Osteoporosis afflicts more than 8 million women and 2 million men. More than 80 percent of osteoporosis sufferers are women; osteoporosis affects half of all women over the age of fifty and almost 90 percent of those over the age of seventy-five. Five to 20 percent of women die each year due to osteoporosis-related complications. Osteoporosis is a brittle-bone disease that increases the risk of bone fractures later in life.

Your Risks for Osteoporosis
Menopause is the single greatest risk for osteoporosis; others include gender, age, family history, hormone deficiencies, low calcium intake, excessive alcohol and caffeine consumption, and cigarette smoking. Estrogen helps prevent bone loss and works together with calcium and other hormones and minerals to help build bones. When women hit menopause and are not making as much estrogen, their risk for osteoporosis increases. The key is trying to prevent osteoporosis in your younger years, instead of creating it after menopause. The stronger and healthier your bones are when you enter menopause, the more bone mass you will have to sustain you as you age.

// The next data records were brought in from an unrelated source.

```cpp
template <int MODEL, int NP>
__device__ __forceinline__ void schur_diag_body(const ObsArgs& a, const CamMajor& c, const SchurArgs& s, double* __restrict__ part, const int L, const int M,
                                                const int n_chunks, double2* s_coop, double (*s_red)[cam_acc_len(NP)]) {
    constexpr int CU = cam_acc_len(NP);
    int cam = L % M, chunk = L / M;
    if (s.diag_xcd) {
        const int x = L & 7, q = L >> 3;
        cam = q % M; chunk = (q / M) * 8 + x;
    }
    const int b = c.cam_ofs[cam], e = c.cam_ofs[cam + 1];
    const long long len = e - b;
    const int lo = b + (int)(len * chunk / n_chunks), hi = b + (int)(len * (chunk + 1) / n_chunks);
    const int lane = threadIdx.x & 63, wave = threadIdx.x >> 6;
    double acc[CU];
#pragma unroll
    for (int k = 0; k < CU; ++k) acc[k] = 0.0;
    schur_diag_walk<MODEL, NP, LINC_THREADS>(a, s.PV, c.pt, c.io, s.wmode ? 1 : PV_STRIDE / 2, s.wmode ? s.zero_fix : (PV_STRIDE / 2) * a.N, cam, lo, hi,
                                             (int)threadIdx.x, s_coop + wave * (64 * 7), acc);
    if (cam < a.n_cam_fix) {
#pragma unroll
        for (int k = 0; k < CU; ++k) acc[k] = 0.0;
    }
#pragma unroll
    for (int k = 0; k < CU; ++k) {
        const double t = wave_sum(acc[k]);
        if (lane == 0) s_red[wave][k] = t;
    }
    __syncthreads();
    if (threadIdx.x < CU) {
        double t = 0.0;
        for (int wv = 0; wv < LINC_THREADS / 64; ++wv) t += s_red[wv][threadIdx.x];
        part[((size_t)cam * n_chunks + chunk) * CU + threadIdx.x] = t;
    }
}
template <int MODEL, int NP>
__global__ __launch_bounds__(LINC_THREADS) void k_schur_diag(ObsArgs a, CamMajor c, SchurArgs s, double* __restrict__ part) {
    SATBA_GATE(a.gate);
    __shared__ double2 s_coop[(LINC_THREADS / 64) * 64 * 7];
    __shared__ double s_red[LINC_THREADS / 64][cam_acc_len(NP)];
    schur_diag_body<MODEL, NP>(a, c, s, part, (int)(blockIdx.y * gridDim.x + blockIdx.x), (int)gridDim.x, (int)gridDim.y, s_coop, s_red);
}
static_assert(LINC_THREADS == 256, "k_schur_both: both bodies run 256 threads");
template <int MODEL, int NP, bool UNITW>
__global__ __launch_bounds__(256) SATBA_PAIRS_WAVES_ATTR(MODEL, NP, UNITW) void k_schur_both(ObsArgs a, CamMajor c, SchurArgs s, double* __restrict__ part, double* __restrict__ S,
                                                                                      int n_diag, int n_diag_pad, int M, int n_chunks) {
    SATBA_GATE(a.gate);
    __shared__ double2 s_coop[4 * 64 * 7];
    __shared__ unsigned s_idx[4][3 * 64];
    __shared__ double s_red[4][cam_acc_len(NP)];
    if ((int)blockIdx.x < n_diag_pad) {
        if ((int)blockIdx.x < n_diag) schur_diag_body<MODEL, NP>(a, c, s, part, (int)blockIdx.x, M, n_chunks, s_coop, s_red);
        return;
    }
    schur_pairs_body<MODEL, NP, UNITW>(a, s, S, blockIdx.x - (unsigned)n_diag_pad, s_coop, s_idx);
}

__global__ __launch_bounds__(256) void k_schur_finish(int M, int NP, int n_c, int n_chunks, const double* __restrict__ part, double lam,
                                                      const double* __restrict__ lam_dev, double lead, const double* __restrict__ gc,
                                                      const double* __restrict__ scale_inv, double* __restrict__ S, double* __restrict__ rhs,
                                                      double* __restrict__ xb, int hdr_len, int nb_diag, int red_chunks,
                                                      const int2* __restrict__ pair_ij, const double* __restrict__ pair_part, const int* gate,
                                                      double* __restrict__ rhs_scaled = nullptr, int* __restrict__ clear = nullptr, int n_clear = 0) {
    SATBA_GATE(gate);
    if ((int)blockIdx.x >= nb_diag) {
        const long long n_pairs = (long long)M * (M - 1) / 2;
        const int NB2 = NP * NP;
        const long long idx = (long long)(blockIdx.x - nb_diag) * blockDim.x + threadIdx.x;
        if (idx >= n_pairs * NB2) return;
        const long long pair = idx / NB2;
        const int e = (int)(idx % NB2);
        double t = 0.0;
        int ch = 0;
        for (; ch + 4 <= red_chunks; ch += 4) {
            const double p0 = pair_part[((size_t)ch * n_pairs + pair) * NB2 + e], p1 = pair_part[((size_t)(ch + 1) * n_pairs + pair) * NB2 + e];
            const double p2 = pair_part[((size_t)(ch + 2) * n_pairs + pair) * NB2 + e], p3 = pair_part[((size_t)(ch + 3) * n_pairs + pair) * NB2 + e];
            t += p0; t += p1; t += p2; t += p3;
        }
        for (; ch < red_chunks; ++ch) t += pair_part[((size_t)ch * n_pairs + pair) * NB2 + e];
        const int2 ij = pair_ij[pair];
        const int r = e / NP, q = e % NP;
        if (rhs_scaled) t /= scale_inv[ij.y * NP + q] * scale_inv[ij.x * NP + r];
        S[(size_t)(ij.y * NP + q) + (size_t)(ij.x * NP + r) * n_c] = t;
        return;
    }
    if (lam_dev) lam = *lam_dev;
    const int CU = cam_acc_len(NP);
    const int gid = blockIdx.x * blockDim.x + threadIdx.x, idx = gid >> 3, sub = gid & 7;
    if (gid < hdr_len) xb[gid] = 0.0;
    if (gid < n_clear) clear[gid] = 0;
    if (n_chunks <= 0) return;
    const bool live = idx < M * CU;
    const int cam = live ? idx / CU : 0, k = live ? idx % CU : 0;
    const double t = schur_diag_total<false>(part, cam, n_chunks, CU, k, sub, live);
    if (!live || sub != 0) return;
// ... 5 lines not shown
```

Measured before the change: 908.1 LM iters/sec.

## Add diag Schur kernel with 192-thread camera units replacing one-launch path

Adds k_schur_diag_units, which assigns each camera chunk to a unit of one or three waves (64 or 192 threads) instead of a full 256-thread block. It optionally interleaves chunks across XCDs. For unit-weight, non-RPC, L2-loss problems with enough camera chunks, the default now uses 192-thread units. That default disables the fused k_schur_both launch, so the diag and pairs kernels run as separate launches. Also adds compile-time-gated per-workgroup timestamp instrumentation, which is off by default.

```diff
diff --git a/sat-bundleadjust_amd/csrc/satba_capi.hip b/sat-bundleadjust_amd/csrc/satba_capi.hip
--- a/sat-bundleadjust_amd/csrc/satba_capi.hip
+++ b/sat-bundleadjust_amd/csrc/satba_capi.hip
@@ -126,6 +126,11 @@
     SchurItem* d_item_desc_merged = nullptr;
     int n_item_blocks_merged = 0;
     int n_item_blocks = 0;
+#ifdef SATBA_SCHUR_STAMPS
+    long long* d_sst = nullptr;
+    unsigned sst_pairs = 0, sst_diag = 0;
+#endif
+    int diag_unit = 256, diag_interleave = 0;
     int lin_grid = 0, cm_chunks = 1, cm_chunks_w = 1;
     double* d_red = nullptr;
     unsigned* d_red_cnt = nullptr;
@@ -462,17 +467,37 @@
 static int launch_schur(satba_problem* p, const ObsArgs& a, double* S, double* rhs) {
     CamMajor cm = cam_major(p);
     SchurArgs s = schur_args(p);
+#ifdef SATBA_SCHUR_STAMPS
+    s.stamps = p->d_sst;
+#endif
     const long long n_pairs = p->L.n_pairs;
     const bool pairs_run = n_pairs > 0 && p->L.E > 0;
     const bool dg_in_pairs = s.wmode && MODEL != RPC && pairs_run;
     int dchunks = (a.sc && MODEL != RPC) ? p->cm_chunks_w : p->cm_chunks;
-    static const bool one_launch_env = !(getenv("SATBA_SCHUR_ONE_LAUNCH") && atoi(getenv("SATBA_SCHUR_ONE_LAUNCH")) == 0);
-    const bool both = one_launch_env && !p->arrive_epoch && !dg_in_pairs && pairs_run;
+    const char* ol = getenv("SATBA_SCHUR_ONE_LAUNCH");
+    const bool one_launch_env = !(ol && atoi(ol) == 0);
+    const bool both = one_launch_env && !p->arrive_epoch && !dg_in_pairs && pairs_run && p->diag_unit == 256;
     if (dg_in_pairs) dchunks = p->L.n_dg;
     else {
         if (s.wmode) cm.pt = p->L.cm_rec;
         s.diag_xcd = (dchunks % 8 == 0 && !getenv("SATBA_NO_DIAG_XCD")) ? 1 : 0;
-        if (!both) hipLaunchKernelGGL((k_schur_diag<MODEL, NP>), dim3(p->M, dchunks), dim3(LINC_THREADS), 0, p->stream, a, cm, s, p->d_part3);
+        if (p->diag_unit != 256) {
+            if (s.diag_xcd && p->diag_interleave) s.diag_xcd = 2;
+#ifdef SATBA_SCHUR_STAMPS
+            p->sst_diag = (unsigned)((p->M + 256 / p->diag_unit - 1) / (256 / p->diag_unit) * dchunks);
+#endif
+#define SATBA_DIAG_UNITS(UT)                                                                                                                         \
+    hipLaunchKernelGGL((k_schur_diag_units<MODEL, NP, UT>), dim3((unsigned)((p->M + DiagUnit<UT>::UPW - 1) / DiagUnit<UT>::UPW * dchunks)),       \
+                       dim3(DiagUnit<UT>::THREADS), 0, p->stream, a, cm, s, p->d_part3, p->M, dchunks)
+            if (p->diag_unit == 64) SATBA_DIAG_UNITS(64);
+            else SATBA_DIAG_UNITS(192);
+#undef SATBA_DIAG_UNITS
+        } else if (!both) {
+            hipLaunchKernelGGL((k_schur_diag<MODEL, NP>), dim3(p->M, dchunks), dim3(LINC_THREADS), 0, p->stream, a, cm, s, p->d_part3);
+#ifdef SATBA_SCHUR_STAMPS
+            p->sst_diag = (unsigned)(p->M * dchunks);
+#endif
+        }
     }
     const int total = p->M * cam_acc_len(NP);
     const int nb_diag = (int)((std::max<long long>(8ll * total, p->hdr) + 255) / 256);
@@ -501,6 +526,9 @@
         const bool merged = a.unit && p->d_item_desc_merged;
         if (merged) { s.desc = p->d_item_desc_merged; s.items = p->d_items_merged; s.n_chunks = 1; }
         const dim3 igrid((unsigned)(merged ? p->n_item_blocks_merged : (s.wmode ? p->n_item_blocks_w : p->n_item_blocks)));
+#ifdef SATBA_SCHUR_STAMPS
+        p->sst_pairs = both ? 0u : igrid.x;
+#endif
         if (both) {
             const int n_diag = p->M * dchunks, n_diag_pad = (n_diag + 7) & ~7;
             const dim3 bgrid(igrid.x + (unsigned)n_diag_pad);
@@ -1009,9 +1037,20 @@
             }
             if (const char* dc = getenv("SATBA_CM_CHUNKS")) chunks_w = chunks = std::max(1, std::min(256, atoi(dc)));
             p->cm_chunks = chunks; p->cm_chunks_w = chunks_w;
+            if (p->model != RPC && p->loss == 0 && p->unit_weights && (long long)p->M * chunks > 8 * 96) p->diag_unit = 192;
+            if (const char* du = getenv("SATBA_DIAG_UNIT")) {
+                const int u = atoi(du);
+                if (u != 64 && u != 192 && u != 256) return fail(SATBA_E_ARG, "SATBA_DIAG_UNIT: 64, 192 or 256");
+                p->diag_unit = u;
+            }
+            p->diag_interleave = getenv("SATBA_DIAG_INTERLEAVE") && atoi(getenv("SATBA_DIAG_INTERLEAVE")) != 0;
             TRY(dev_alloc(p, &p->d_part3, (size_t)p->M * std::max(64, std::max(chunks, chunks_w)) * (cam_acc_len(p->NP) + p->NP)));
         }
         if (p->L.C > 1) TRY(dev_alloc(p, &p->d_pair_part, (size_t)p->L.C * std::max<long long>(p->L.n_pairs, 1) * p->NP * p->NP));
+#ifdef SATBA_SCHUR_STAMPS
+        TRY(dev_alloc(p, &p->d_sst, (size_t)4 * SCHUR_STAMP_WGS));
+        HIP_TRY(hipMemset(p->d_sst, 0, sizeof(long long) * 4 * SCHUR_STAMP_WGS));
+#endif
         TRY(schur_item_table(p));
         p->stage_len = std::max<size_t>(std::max<size_t>(n, 2 * (size_t)K), (size_t)6 * p->N) + 16;
         TRY(dev_alloc(p, &p->d_stage, p->stage_len));
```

Bone loss varies from woman to woman. Osteoporosis prevention should include a balanced diet rich in calcium and vitamin D. From childhood through early adulthood, adequate calcium helps build bone mass; in the late postmenopausal years, eating plenty of calcium-rich foods and taking a calcium supplement can help slow bone loss. Experts also recommend participating in weight-bearing type exercises, such as walking and avoiding smoking and excessive caffeine intake.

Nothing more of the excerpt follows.